Your goal
Please keep to the lines below from the one with "L.trexhip_fetch_wait.argtypes = [C.c_void_p]" through the one with "L.trexhip_profile_enable.argtypes = [C.c_void_p, C.c_int32]", and restate them word for word, ends included.

Collected data
****
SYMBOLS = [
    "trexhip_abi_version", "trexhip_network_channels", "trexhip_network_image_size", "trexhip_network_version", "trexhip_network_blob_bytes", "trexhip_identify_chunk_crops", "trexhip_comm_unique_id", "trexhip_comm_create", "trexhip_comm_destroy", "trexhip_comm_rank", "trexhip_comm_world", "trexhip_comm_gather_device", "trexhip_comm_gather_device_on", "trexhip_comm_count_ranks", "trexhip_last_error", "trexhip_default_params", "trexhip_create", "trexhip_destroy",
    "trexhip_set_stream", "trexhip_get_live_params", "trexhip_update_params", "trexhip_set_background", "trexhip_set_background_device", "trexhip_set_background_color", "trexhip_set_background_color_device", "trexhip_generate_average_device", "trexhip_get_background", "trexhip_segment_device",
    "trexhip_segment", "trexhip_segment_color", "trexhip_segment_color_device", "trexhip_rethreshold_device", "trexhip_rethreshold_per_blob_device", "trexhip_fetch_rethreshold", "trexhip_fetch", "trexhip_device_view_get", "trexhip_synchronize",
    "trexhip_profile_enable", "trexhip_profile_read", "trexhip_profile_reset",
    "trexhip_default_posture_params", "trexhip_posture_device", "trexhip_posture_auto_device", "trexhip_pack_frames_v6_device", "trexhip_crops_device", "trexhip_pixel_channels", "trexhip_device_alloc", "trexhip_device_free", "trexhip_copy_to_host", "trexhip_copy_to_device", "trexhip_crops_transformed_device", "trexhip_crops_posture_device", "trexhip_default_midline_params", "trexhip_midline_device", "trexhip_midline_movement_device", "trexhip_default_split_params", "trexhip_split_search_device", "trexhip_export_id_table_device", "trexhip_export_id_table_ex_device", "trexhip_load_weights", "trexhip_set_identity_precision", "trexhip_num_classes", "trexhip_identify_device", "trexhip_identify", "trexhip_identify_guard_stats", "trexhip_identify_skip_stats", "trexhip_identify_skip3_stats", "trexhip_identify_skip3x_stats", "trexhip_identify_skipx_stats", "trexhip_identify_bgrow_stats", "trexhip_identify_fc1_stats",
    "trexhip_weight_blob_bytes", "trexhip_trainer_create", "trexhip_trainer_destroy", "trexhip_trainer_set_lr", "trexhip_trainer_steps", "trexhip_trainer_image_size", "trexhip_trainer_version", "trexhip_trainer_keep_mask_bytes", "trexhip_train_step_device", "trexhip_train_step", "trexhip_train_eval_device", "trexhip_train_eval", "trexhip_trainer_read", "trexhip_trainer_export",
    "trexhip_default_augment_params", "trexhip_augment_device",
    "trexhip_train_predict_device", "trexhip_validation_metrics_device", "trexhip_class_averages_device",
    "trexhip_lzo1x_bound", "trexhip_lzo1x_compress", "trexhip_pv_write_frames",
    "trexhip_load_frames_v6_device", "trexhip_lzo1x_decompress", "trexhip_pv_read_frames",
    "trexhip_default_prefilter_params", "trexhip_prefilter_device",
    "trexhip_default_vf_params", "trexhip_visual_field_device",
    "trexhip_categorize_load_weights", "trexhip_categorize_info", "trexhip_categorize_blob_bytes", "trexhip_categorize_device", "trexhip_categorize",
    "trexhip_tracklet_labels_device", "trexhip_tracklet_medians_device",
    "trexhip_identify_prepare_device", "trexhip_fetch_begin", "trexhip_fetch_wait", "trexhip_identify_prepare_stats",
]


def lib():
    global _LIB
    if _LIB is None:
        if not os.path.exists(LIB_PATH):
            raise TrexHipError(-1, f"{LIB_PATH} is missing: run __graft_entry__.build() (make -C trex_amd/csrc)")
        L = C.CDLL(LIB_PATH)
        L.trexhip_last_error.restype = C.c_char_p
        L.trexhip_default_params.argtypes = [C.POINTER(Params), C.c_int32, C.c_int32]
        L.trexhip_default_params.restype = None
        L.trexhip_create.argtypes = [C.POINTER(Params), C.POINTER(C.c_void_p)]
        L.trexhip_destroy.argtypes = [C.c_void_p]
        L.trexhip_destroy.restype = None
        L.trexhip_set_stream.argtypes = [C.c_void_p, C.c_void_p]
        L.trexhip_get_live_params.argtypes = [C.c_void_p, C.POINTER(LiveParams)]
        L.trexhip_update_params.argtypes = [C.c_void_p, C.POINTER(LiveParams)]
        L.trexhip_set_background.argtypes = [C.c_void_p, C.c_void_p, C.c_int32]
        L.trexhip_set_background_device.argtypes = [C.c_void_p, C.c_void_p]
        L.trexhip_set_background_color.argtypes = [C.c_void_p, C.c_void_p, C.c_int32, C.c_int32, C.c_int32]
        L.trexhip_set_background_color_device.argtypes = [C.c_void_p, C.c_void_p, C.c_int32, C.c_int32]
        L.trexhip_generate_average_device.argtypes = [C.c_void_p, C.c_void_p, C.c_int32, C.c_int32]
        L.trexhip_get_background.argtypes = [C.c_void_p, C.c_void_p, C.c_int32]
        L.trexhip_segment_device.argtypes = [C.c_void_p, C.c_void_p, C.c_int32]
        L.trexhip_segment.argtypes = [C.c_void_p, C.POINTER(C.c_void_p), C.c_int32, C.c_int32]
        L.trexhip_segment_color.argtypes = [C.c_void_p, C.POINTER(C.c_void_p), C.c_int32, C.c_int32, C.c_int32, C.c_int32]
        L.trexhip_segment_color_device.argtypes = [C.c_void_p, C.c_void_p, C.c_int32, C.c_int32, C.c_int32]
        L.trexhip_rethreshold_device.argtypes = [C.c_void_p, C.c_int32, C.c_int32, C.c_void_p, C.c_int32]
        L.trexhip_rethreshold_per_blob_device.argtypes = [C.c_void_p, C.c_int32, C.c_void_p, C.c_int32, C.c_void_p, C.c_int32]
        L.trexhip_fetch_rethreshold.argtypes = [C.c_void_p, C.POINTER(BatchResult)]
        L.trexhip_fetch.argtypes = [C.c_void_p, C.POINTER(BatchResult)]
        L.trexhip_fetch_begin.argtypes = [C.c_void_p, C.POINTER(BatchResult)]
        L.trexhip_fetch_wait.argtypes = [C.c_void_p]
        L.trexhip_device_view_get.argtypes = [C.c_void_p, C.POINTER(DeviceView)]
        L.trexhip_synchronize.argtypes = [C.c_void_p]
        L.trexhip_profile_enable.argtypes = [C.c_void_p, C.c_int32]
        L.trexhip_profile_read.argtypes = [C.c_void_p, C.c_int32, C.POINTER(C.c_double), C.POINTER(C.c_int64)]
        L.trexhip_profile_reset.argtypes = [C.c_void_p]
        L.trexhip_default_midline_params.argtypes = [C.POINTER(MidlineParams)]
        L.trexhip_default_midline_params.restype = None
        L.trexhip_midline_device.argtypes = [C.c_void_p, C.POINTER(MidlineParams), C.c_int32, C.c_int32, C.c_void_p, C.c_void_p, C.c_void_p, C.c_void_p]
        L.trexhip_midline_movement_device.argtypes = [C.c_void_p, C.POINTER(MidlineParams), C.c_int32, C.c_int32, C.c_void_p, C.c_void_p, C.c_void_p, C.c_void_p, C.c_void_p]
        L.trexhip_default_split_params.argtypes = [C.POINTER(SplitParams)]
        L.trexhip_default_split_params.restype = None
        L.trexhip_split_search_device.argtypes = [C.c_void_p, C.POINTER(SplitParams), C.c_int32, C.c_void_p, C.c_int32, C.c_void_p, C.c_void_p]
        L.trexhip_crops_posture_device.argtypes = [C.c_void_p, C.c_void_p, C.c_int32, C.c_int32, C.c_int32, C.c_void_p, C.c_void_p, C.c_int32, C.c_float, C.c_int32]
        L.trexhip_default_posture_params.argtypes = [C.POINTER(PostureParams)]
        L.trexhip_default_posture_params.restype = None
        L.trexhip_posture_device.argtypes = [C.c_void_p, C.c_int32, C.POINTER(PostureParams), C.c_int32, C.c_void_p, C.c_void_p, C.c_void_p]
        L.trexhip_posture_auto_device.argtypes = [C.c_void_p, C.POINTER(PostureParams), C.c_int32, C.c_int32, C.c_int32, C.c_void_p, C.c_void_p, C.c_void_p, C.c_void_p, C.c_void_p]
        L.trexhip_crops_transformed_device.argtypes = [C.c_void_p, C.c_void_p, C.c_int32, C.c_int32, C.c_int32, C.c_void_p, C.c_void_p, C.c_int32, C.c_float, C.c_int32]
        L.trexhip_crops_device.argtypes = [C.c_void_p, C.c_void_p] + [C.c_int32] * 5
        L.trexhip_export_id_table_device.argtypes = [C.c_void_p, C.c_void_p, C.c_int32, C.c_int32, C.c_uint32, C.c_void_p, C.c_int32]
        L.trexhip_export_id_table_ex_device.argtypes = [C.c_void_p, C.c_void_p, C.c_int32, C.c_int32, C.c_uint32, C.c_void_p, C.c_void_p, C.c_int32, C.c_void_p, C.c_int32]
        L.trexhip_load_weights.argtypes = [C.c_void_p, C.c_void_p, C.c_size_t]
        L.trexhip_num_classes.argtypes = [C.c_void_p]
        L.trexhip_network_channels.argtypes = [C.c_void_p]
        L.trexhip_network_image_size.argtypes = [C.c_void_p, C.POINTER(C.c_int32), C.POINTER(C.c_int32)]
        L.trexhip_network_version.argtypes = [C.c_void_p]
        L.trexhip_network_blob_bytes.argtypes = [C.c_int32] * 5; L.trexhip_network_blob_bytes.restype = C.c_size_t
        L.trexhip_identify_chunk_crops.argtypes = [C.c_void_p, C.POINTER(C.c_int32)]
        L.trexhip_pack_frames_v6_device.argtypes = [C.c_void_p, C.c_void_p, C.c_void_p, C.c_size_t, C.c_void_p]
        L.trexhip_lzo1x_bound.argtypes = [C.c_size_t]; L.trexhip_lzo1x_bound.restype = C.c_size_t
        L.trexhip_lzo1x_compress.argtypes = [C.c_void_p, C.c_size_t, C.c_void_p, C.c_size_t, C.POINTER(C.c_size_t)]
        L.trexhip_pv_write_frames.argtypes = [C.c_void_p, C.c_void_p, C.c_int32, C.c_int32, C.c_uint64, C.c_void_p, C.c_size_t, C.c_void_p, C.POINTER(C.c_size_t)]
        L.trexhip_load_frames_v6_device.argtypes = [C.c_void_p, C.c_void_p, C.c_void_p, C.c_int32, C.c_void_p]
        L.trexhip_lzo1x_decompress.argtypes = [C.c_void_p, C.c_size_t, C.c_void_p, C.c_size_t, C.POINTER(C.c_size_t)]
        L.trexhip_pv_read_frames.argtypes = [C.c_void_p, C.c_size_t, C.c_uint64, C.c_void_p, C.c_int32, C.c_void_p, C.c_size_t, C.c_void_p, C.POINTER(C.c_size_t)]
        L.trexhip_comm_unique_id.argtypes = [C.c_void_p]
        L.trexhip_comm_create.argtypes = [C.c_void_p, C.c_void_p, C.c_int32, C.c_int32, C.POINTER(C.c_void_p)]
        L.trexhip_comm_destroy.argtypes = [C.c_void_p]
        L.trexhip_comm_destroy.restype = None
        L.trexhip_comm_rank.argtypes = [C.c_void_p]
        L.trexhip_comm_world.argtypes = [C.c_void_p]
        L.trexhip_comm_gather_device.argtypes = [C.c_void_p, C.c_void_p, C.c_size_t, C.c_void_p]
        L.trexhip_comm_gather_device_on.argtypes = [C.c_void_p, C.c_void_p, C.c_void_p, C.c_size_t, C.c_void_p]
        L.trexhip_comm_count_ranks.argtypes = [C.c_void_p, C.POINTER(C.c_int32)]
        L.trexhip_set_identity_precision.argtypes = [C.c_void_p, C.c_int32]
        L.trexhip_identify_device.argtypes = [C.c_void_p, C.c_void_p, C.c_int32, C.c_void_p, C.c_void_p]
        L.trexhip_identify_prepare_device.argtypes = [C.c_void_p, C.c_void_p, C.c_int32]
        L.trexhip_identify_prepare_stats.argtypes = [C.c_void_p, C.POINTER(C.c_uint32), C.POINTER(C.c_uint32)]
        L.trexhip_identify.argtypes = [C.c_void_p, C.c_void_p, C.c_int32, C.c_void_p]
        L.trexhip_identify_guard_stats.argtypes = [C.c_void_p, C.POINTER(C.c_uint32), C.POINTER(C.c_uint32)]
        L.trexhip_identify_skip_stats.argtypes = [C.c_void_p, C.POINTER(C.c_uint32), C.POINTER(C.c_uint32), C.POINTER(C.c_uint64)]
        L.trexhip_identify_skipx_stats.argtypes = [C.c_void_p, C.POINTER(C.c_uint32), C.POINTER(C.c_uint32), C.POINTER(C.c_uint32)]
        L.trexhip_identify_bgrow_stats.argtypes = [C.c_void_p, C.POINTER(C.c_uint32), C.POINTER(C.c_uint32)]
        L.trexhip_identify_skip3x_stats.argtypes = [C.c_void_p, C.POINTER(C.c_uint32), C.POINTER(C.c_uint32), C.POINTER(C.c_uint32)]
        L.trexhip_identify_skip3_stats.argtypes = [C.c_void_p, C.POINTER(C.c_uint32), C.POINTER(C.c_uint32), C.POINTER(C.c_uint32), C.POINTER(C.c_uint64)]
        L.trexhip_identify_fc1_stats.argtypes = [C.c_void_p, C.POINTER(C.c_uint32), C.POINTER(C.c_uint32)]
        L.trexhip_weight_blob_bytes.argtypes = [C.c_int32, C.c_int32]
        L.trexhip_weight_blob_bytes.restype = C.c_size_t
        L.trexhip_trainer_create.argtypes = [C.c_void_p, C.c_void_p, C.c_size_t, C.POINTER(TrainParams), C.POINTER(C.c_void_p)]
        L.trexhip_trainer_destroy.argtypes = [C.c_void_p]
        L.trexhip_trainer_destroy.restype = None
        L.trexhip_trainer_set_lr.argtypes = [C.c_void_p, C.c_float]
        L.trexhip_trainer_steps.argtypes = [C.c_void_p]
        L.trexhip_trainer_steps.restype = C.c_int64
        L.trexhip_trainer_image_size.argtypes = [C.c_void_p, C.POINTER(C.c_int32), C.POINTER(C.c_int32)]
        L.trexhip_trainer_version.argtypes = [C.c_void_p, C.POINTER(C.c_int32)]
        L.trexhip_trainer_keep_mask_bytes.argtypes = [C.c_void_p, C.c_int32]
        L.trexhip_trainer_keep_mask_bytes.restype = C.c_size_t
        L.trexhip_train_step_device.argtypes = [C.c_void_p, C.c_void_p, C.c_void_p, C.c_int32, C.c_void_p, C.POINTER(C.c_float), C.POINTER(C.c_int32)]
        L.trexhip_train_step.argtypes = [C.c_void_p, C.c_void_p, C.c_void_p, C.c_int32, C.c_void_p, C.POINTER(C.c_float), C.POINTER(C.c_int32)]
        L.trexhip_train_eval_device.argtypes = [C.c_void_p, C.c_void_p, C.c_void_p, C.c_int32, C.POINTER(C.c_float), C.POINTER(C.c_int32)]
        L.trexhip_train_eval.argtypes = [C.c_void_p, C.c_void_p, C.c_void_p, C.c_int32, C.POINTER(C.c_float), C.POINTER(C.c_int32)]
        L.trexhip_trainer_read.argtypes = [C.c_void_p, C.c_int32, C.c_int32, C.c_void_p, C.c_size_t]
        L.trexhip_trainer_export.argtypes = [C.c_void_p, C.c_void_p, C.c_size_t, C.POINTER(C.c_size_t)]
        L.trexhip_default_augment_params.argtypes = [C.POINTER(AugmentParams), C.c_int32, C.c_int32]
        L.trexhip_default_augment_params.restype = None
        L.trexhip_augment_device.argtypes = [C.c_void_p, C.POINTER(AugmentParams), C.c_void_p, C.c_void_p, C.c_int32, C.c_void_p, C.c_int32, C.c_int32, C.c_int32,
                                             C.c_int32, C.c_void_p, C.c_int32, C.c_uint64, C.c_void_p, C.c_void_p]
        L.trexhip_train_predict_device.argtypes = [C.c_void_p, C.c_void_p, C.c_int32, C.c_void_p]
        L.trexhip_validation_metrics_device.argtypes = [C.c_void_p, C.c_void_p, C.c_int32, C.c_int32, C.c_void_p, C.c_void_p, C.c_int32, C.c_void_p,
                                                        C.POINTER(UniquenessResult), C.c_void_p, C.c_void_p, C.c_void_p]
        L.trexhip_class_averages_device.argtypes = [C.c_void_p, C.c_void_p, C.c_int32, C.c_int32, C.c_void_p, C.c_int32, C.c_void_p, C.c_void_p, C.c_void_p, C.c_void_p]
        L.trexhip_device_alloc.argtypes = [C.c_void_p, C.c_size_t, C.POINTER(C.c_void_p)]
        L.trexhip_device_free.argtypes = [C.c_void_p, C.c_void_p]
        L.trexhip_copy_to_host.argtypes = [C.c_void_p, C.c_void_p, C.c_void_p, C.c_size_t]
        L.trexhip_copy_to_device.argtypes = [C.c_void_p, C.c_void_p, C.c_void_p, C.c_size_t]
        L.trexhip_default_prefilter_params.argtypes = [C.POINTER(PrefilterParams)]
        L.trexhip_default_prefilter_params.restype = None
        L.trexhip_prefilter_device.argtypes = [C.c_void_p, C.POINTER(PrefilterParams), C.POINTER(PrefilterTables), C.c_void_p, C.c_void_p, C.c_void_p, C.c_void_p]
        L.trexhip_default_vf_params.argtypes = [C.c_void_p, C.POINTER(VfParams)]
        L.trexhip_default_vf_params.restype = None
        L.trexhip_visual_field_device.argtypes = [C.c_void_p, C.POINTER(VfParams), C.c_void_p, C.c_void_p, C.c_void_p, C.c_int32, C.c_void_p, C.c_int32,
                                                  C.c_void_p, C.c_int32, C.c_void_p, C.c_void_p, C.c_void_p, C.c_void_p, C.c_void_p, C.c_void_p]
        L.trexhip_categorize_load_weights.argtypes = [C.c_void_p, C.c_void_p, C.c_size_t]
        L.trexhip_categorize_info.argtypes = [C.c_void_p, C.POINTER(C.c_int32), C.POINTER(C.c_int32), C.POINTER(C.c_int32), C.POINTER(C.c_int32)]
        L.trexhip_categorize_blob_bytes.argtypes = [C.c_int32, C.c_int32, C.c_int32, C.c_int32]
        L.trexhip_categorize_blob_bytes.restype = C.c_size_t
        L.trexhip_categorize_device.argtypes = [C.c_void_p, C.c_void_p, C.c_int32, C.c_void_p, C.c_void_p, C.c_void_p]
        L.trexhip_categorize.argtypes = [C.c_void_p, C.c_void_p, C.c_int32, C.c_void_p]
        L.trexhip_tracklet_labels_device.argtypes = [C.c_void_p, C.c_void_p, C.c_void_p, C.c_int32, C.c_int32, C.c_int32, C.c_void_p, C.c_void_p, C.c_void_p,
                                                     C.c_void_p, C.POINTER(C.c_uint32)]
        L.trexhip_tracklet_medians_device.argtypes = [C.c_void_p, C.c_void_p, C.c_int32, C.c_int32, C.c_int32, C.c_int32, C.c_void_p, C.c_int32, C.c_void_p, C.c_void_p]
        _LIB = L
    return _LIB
****
Exercise response
        L.trexhip_fetch_wait.argtypes = [C.c_void_p]
        L.trexhip_device_view_get.argtypes = [C.c_void_p, C.POINTER(DeviceView)]
        L.trexhip_synchronize.argtypes = [C.c_void_p]
        L.trexhip_profile_enable.argtypes = [C.c_void_p, C.c_int32]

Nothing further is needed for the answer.